- Born: 28 November 1991 (age 34) Middlesbrough, Yorkshire, England
- Other names: Jessica Close, Jessica Daley
- Years active: 2010-present
- Website: www.jessicadaley.co.uk

= Jessica Robinson (performer) =

English singer and actress

Jessica Robinson (stage name briefly Jessica Close and now Jessica Daley) is an English singer and actress. Robinson could not use her birth name as a professional UK actress, due to it already being used on the UK stage by another, so she settled on her grandmother's maiden name. Robinson was first noted for her participation in the 2010 BBC talent-search Over the Rainbow, and more recently for performing in stage musicals in the West End, across the UK, and internationally, not least leading Evita in China in 2019.

==Background==
Robinson was born on November 28, 1991, in Middlesbrough, North Yorkshire.

As a child, Robinson attended St Gabriel's Primary School followed by St Peter's Secondary School, in Middlesbrough.

As a youth Robinson performed as part of the Middlesbrough Youth Theatre in which she played the part of Fantine in Les Misérables, and in 2006 also went on to compete the kids version of Stars in Their Eyes where she performed as the Australian actress/singer Natalie Imbruglia. Jessica took part in heat four at the 2008 Miss Dance of Great Britain competition.

==Over the Rainbow==

Robinson took part in Over the Rainbow, a BBC talent-search looking for an actress/singer to play Dorothy Gale in Andrew Lloyd Webber's production of The Wizard of Oz. She advanced to the sixth week, whereupon she was voted off following a sing-off against Danielle Hope, the show's eventual winner.

===Solo performances===

|  | Solo Song |
|---|---|
| Week one (03/04/10) | "Rehab" (Amy Winehouse) |
| Week two (10/04/10) | "The Voice Within" (Christina Aguilera) |
| Week three (17/04/10) | "Crazy Little Thing Called Love" (Queen) |
| Week four (24/04/10) | "There You'll Be" (Faith Hill) |
| Week five (01/05/10) | "Cabaret" (from Cabaret) |
| Week six (08/05/10) | "Supercalifragilisticexpialidocious" (from Mary Poppins) |

==After Over the Rainbow==
Robinson studied at the Arts Educational School. She was lauded for her efforts at raising Middlesbrough's profile and performed at the 2010 Middlesbrough Music Live event with The Wildcats of Kilkenny.

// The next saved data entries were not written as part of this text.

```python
def set_conv_oversubscribe(factor):
    if not 1 <= factor <= 8:
        raise ValueError("conv oversubscribe: factor must be 1..8")
# ... 77 lines not shown
    lib = _lib.load()
    _note_plan(a, _lib.OP_CONVT1D_DGRAD if transposed else _lib.OP_CONV1D_DGRAD)
    fn = lib.pg_convt1d_dgrad if transposed else lib.pg_conv1d_dgrad
    _lib.check(fn(C.byref(a), _stream()), "dgrad")
    return dx


def adam_args(p, m, v, step, lr=1e-3, beta1=0.9, beta2=0.999, eps=1e-8, grad_scale=1.0):
    a = _lib.AdamArgs()
    a.n = p.numel()
    a.p, a.m, a.v = _dense(p, "p"), _dense(m, "m"), _dense(v, "v")
    a.lr, a.beta1, a.beta2, a.eps, a.grad_scale, a.step = lr, beta1, beta2, eps, grad_scale, step
    return a


def conv_wgrad(x, dy, dw, stride, pad, x_act=ACT_NONE, transposed=False, precision=None, schedule=None, adam=None):
    Cin, Cout, k = _geom(transposed, dw.shape)
    B, _, Lin = x.shape
    a = _conv_args(transposed, B, Cin, Cout, Lin, k, stride, pad, x.device, precision, schedule)
    if tuple(x.shape) != (B, Cin, Lin) or tuple(dy.shape) != (B, Cout, a.Lout):
        raise ValueError(f"conv_wgrad: shapes x{tuple(x.shape)} dy{tuple(dy.shape)} dw{tuple(dw.shape)} inconsistent")
    a.x, a.x_bs = _act3(x, "x")
    a.dy, a.dy_bs = _act3(dy, "dy")
    a.dw = _dense(dw, "dw")
    a.x_act = x_act
    if adam is not None:
        if adam.n != dw.numel():
            raise ValueError("conv_wgrad: fused adam tensors must have dw's shape")
        a.adam = C.addressof(adam)
    lib = _lib.load()
    op = _lib.OP_CONVT1D_WGRAD if transposed else _lib.OP_CONV1D_WGRAD
    need = lib.pg_workspace_bytes_wgrad(C.byref(a), op)
    if need > a.workspace_bytes:
        ws = _conv_ws.get(x.device, lib.pg_workspace_bytes_conv, at_least=need)
        a.workspace, a.workspace_bytes = ws.data_ptr(), ws.numel()
    _note_plan(a, op)
    fn = lib.pg_convt1d_wgrad if transposed else lib.pg_conv1d_wgrad
    _lib.check(fn(C.byref(a), _stream()), "wgrad")
    return dw


H_HEAD = 32
H_TAIL = 40


def h_pitch(L):
    return (L + H_TAIL + 7) // 8 * 8
# ... 766 lines not shown
```

unet-phasegen_amd/phasegen/unet.py:

```python
import math

import numpy as np
import torch

from . import detgen, ops
from .ops import ACT_LEAKY, ACT_NONE, ACT_RELU

ALIGN = 64

LAYERS = {
    "D0": (detgen.K_D0, "c", 2, 16), "D1": (detgen.K_D1, "c", 1, 2), "D2": (detgen.K_D2, "c", 2, 1),
    "D3": (detgen.K_D3, "c", 2, 1), "U3": (detgen.K_U3, "t", 2, 1), "U2": (detgen.K_U2, "t", 2, 1),
    "U1": (detgen.K_U1, "t", 1, 2), "U0": (detgen.K_U0, "t", 2, 16),
}
BN_OF = {"D1": detgen.BN_D1, "D2": detgen.BN_D2, "U3": detgen.BN_U3, "U2": detgen.BN_U2, "U1": detgen.BN_U1,
         "U0": detgen.BN_U0}
BACKWARD_ORDER = ["U0", "U1", "U2", "U3", "D3", "D2", "D1", "D0"]

CONTENDED_DGRAD = {"U0": ops.SCHED_CONTENDED, "U1": ops.SCHED_CONTENDED, "U2": ops.SCHED_CONTENDED, "U3": 0,
                   "D3": 0, "D2": ops.SCHED_CONTENDED, "D1": ops.SCHED_CONTENDED}
CONTENDED_WGRAD = {name: ops.SCHED_TILE_PER_WG for name in BACKWARD_ORDER}


def frame_plan(L):
# ... 74 lines not shown
                self.buffers[k].copy_(torch.as_tensor(np.asarray(params[k])))
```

In August 2010 it was announced that Robinson would temporarily take over fellow Over the Rainbow alumna Stephanie Fearon's role in Smokey Joe's Cafe. Robinson performed for three nights in late August while Fearon recovered after an operation.

Continuing to support her hometown's vibrant cultural scene, Robinson took the title role in the Christmas 2011 pantomime "Snow White" at Middlesbrough Little Theatre, and in April 2012 she starred in the video for Middlesbrough-based band Collectors Club's debut single, First to Know.

Robinson performed in Mamma Mia! on London's West End as Ali.

Robinson was part of the cast of Les Misérables Dubai.

In 2019, Robinson starred as Eva Perón on the Evita International Tour, starting in China; a role she subsequently reprised, travelling 150 miles at less than 8 hours notice and thus saving the show at the Leicester Curve Theatre in January 2024.